*** DATA LISTING Section Begins ***
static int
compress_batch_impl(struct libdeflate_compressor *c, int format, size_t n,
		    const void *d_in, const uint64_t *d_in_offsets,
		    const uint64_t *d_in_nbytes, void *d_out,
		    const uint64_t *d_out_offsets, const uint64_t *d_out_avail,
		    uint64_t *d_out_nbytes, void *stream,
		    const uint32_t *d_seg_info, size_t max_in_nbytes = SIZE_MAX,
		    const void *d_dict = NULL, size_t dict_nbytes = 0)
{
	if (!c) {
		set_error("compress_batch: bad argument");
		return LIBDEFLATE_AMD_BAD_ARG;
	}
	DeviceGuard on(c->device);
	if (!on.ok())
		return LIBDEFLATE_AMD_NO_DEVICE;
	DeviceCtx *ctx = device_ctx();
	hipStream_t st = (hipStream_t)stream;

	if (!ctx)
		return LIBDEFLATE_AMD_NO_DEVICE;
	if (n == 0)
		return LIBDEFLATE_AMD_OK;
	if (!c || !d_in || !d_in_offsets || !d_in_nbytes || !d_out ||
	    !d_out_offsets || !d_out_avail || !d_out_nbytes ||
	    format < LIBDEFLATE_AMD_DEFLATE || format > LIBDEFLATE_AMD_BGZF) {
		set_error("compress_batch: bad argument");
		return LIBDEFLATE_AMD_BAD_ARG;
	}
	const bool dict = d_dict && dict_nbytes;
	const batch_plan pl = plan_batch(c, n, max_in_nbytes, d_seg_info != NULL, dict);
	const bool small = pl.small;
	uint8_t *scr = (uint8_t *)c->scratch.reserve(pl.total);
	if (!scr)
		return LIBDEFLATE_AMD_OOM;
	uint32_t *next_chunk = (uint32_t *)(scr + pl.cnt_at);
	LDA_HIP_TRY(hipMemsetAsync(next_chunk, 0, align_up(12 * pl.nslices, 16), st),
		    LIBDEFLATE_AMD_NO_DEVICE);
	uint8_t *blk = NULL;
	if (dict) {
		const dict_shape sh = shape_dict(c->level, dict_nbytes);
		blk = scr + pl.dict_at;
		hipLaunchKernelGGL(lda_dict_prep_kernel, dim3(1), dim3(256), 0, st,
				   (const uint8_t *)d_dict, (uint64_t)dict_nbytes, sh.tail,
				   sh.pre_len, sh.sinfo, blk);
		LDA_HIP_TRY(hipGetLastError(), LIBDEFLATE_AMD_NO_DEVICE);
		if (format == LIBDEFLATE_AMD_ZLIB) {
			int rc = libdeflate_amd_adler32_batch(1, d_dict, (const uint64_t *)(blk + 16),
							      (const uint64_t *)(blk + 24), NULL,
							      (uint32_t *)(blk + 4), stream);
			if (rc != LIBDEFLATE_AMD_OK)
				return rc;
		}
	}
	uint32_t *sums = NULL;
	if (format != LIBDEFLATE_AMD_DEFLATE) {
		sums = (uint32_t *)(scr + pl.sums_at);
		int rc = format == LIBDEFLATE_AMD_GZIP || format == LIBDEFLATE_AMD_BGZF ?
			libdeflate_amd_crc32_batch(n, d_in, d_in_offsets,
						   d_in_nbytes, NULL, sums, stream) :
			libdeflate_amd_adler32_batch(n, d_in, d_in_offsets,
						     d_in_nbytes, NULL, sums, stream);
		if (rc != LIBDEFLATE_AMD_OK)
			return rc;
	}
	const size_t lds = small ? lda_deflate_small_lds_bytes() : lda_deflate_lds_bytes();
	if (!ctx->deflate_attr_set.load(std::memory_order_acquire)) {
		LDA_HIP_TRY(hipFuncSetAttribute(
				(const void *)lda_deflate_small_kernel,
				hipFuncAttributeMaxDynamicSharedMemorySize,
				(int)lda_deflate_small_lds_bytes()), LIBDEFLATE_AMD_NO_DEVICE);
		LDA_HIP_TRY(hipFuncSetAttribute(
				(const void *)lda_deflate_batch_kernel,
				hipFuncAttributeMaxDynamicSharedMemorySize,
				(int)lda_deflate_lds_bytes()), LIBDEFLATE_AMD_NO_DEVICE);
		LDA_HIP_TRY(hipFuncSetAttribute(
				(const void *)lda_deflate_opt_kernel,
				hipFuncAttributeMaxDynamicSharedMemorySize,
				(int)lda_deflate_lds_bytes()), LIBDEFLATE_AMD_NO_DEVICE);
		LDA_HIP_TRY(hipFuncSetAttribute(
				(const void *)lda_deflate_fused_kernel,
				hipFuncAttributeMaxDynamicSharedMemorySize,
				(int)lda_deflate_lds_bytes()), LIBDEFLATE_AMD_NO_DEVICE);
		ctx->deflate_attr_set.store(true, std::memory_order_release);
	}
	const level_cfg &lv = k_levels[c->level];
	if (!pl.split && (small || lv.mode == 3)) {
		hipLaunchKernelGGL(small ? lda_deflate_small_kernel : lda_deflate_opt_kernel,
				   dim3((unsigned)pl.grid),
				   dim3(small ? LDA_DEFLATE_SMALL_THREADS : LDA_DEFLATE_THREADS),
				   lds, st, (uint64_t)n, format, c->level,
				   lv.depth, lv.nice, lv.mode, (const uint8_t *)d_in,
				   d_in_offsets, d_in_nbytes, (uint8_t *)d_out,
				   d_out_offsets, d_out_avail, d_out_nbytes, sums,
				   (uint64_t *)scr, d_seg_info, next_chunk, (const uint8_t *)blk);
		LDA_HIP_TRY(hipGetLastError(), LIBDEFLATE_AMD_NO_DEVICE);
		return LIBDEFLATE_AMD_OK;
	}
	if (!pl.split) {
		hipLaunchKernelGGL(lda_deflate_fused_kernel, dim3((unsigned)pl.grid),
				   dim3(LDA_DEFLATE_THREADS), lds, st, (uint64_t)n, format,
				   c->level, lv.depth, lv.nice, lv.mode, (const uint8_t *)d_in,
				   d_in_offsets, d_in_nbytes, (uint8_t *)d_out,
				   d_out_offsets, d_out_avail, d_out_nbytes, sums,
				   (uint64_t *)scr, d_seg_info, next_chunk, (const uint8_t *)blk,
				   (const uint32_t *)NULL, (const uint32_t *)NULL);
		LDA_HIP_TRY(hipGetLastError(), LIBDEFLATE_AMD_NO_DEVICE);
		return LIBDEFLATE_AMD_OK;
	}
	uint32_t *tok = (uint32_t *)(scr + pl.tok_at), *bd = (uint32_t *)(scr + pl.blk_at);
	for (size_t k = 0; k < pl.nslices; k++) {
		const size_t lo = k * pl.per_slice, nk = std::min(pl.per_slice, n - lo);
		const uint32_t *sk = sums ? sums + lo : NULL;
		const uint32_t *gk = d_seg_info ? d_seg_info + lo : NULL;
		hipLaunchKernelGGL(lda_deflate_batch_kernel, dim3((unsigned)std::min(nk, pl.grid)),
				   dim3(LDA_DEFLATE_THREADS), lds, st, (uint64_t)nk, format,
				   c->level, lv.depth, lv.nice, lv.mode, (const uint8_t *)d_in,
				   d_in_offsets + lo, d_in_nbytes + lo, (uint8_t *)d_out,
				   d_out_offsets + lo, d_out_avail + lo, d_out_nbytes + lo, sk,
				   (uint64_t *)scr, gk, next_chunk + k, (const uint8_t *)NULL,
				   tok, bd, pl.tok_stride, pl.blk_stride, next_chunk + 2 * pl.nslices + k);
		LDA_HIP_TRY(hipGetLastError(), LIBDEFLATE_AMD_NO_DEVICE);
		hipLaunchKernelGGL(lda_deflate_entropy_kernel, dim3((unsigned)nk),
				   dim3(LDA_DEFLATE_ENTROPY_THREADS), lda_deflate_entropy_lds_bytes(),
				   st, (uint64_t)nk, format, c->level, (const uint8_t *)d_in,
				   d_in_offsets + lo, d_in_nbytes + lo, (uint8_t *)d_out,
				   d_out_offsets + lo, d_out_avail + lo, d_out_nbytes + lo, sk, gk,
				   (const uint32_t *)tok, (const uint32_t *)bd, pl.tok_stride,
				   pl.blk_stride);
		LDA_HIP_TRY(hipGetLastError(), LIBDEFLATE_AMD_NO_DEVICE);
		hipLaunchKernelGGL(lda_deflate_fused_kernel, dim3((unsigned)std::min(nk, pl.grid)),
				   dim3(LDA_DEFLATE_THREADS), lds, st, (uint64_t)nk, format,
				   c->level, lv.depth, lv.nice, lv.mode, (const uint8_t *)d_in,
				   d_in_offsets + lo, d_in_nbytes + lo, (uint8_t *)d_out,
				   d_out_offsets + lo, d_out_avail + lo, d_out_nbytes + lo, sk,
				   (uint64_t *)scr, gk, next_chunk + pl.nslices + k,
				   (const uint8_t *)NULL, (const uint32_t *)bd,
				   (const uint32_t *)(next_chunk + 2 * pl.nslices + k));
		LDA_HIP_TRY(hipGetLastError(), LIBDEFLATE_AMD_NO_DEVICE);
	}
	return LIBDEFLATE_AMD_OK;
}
*** DATA LISTING Section Ends ***
*** DATA LISTING Section Begins ***
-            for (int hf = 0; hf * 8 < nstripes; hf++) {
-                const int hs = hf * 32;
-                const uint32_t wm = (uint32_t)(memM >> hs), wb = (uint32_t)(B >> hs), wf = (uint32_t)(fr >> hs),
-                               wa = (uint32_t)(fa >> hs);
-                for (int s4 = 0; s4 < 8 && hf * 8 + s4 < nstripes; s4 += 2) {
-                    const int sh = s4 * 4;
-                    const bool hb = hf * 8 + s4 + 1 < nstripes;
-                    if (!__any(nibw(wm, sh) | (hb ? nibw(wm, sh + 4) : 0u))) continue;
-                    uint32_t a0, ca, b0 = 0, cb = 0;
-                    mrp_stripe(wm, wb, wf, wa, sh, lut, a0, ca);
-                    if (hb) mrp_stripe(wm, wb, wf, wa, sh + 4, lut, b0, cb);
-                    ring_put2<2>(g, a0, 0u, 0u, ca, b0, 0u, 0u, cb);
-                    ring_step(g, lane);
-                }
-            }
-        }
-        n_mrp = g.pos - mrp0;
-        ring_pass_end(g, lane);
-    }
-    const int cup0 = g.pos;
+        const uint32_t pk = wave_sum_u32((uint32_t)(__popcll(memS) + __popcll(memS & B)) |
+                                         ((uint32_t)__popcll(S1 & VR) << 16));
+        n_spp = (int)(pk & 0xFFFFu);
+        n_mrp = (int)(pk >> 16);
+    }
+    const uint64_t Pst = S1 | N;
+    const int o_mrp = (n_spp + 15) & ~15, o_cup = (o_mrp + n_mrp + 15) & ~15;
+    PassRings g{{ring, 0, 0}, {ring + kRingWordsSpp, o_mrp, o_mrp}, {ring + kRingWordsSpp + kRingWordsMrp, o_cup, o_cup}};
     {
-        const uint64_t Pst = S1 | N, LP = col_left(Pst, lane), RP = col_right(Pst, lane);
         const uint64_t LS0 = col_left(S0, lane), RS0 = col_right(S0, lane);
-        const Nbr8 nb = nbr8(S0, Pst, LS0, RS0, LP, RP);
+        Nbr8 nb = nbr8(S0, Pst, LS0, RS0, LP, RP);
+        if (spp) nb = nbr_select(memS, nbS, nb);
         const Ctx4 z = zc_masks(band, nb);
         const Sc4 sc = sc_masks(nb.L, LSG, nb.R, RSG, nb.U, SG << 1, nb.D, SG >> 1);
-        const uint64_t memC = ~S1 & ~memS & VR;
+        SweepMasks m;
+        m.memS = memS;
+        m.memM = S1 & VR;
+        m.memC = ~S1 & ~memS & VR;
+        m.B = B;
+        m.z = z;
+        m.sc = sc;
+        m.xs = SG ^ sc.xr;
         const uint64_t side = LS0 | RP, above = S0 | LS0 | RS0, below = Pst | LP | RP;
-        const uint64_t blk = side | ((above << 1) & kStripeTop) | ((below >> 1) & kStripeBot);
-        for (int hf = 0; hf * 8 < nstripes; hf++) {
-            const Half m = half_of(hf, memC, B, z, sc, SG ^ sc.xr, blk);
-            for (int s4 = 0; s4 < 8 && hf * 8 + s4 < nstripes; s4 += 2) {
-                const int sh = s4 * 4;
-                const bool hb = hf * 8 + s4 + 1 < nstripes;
*** DATA LISTING Section Ends ***
*** DATA LISTING Section Begins ***
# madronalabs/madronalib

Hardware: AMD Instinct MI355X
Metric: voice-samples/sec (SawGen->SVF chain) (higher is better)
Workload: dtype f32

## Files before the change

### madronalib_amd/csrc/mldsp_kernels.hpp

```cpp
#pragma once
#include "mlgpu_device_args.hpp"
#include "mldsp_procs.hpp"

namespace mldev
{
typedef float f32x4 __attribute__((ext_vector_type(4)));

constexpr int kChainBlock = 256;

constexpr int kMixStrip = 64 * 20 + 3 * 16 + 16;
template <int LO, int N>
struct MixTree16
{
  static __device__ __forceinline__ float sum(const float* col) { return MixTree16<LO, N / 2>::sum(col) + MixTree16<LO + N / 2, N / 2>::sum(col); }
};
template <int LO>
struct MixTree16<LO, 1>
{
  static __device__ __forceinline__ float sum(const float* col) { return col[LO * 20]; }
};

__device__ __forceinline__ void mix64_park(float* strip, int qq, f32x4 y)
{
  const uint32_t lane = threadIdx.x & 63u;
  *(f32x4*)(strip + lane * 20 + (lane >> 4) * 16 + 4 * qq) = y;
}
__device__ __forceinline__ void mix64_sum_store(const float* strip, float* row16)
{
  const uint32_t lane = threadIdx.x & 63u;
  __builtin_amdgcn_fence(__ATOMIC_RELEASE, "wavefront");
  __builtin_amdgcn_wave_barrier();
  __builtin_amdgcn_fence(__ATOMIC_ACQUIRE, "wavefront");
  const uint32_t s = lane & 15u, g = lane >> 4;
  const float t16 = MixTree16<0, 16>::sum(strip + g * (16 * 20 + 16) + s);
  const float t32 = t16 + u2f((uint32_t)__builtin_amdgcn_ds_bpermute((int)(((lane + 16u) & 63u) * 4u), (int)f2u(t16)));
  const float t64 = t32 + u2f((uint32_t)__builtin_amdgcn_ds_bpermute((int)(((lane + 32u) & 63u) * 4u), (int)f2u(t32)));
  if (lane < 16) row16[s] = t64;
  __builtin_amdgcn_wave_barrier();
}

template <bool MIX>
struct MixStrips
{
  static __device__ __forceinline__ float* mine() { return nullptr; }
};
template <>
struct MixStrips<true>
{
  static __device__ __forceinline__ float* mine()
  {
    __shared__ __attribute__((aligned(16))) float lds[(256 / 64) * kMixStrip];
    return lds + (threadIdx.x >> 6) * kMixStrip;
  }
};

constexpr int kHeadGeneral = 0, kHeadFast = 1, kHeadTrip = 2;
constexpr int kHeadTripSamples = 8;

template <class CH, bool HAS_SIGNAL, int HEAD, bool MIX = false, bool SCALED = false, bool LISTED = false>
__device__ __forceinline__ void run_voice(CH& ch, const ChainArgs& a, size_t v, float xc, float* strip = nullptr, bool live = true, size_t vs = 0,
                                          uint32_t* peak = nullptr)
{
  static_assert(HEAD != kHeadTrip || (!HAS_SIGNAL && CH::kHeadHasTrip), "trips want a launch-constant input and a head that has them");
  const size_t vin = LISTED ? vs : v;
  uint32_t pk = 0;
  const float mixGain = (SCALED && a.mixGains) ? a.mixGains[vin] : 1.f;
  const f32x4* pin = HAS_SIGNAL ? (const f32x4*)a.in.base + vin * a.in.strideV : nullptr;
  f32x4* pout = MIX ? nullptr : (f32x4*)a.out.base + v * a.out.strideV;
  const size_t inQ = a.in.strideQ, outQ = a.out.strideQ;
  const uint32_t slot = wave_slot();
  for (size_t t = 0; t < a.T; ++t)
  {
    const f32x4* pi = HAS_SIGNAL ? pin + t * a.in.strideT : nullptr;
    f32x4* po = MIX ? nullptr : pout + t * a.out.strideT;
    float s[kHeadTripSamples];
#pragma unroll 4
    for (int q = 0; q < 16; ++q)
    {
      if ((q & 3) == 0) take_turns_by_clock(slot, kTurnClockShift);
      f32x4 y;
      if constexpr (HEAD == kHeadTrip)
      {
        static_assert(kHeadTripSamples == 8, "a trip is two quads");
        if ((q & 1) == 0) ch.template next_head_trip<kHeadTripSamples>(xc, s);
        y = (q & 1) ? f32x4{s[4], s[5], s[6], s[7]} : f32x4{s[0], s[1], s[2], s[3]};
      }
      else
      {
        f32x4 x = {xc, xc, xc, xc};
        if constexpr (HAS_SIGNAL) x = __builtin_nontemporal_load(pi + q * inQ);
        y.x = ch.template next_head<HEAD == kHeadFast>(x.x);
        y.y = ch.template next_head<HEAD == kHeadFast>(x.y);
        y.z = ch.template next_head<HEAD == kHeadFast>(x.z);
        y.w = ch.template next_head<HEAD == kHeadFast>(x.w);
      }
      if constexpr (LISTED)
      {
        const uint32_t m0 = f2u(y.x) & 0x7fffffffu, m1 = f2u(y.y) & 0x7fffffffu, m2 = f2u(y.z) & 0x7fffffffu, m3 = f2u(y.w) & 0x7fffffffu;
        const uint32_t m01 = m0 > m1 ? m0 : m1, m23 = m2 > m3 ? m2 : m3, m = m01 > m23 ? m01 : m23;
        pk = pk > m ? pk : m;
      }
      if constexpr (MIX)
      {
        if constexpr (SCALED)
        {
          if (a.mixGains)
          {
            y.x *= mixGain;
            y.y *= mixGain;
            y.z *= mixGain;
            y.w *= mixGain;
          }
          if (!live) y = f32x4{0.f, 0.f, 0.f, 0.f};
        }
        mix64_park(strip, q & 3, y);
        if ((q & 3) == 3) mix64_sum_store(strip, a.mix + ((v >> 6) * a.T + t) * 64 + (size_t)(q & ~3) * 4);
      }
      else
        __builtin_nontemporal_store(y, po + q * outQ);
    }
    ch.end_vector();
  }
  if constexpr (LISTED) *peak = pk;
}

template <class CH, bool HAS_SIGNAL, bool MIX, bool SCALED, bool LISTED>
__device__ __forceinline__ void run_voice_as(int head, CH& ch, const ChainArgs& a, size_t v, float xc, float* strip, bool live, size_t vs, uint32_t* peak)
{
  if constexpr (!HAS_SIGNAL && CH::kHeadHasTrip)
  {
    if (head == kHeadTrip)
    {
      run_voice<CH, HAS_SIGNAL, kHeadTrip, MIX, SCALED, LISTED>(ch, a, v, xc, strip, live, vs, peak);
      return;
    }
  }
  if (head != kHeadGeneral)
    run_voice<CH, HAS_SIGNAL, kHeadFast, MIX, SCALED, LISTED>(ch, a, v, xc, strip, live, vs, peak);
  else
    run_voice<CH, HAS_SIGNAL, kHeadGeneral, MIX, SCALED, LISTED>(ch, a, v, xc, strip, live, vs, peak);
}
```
*** DATA LISTING Section Ends ***
▶ EXERCISE DESCRIPTION:
Within the material above, output exactly the lines from the one with "uint64_t memC = ~S1 & ~memS & VR;" through the one with "SG ^ sc.xr;", end lines included, and nothing besides.

▶ TASK SOLUTION:
-        const uint64_t memC = ~S1 & ~memS & VR;
+        SweepMasks m;
+        m.memS = memS;
+        m.memM = S1 & VR;
+        m.memC = ~S1 & ~memS & VR;
+        m.B = B;
+        m.z = z;
+        m.sc = sc;
+        m.xs = SG ^ sc.xr;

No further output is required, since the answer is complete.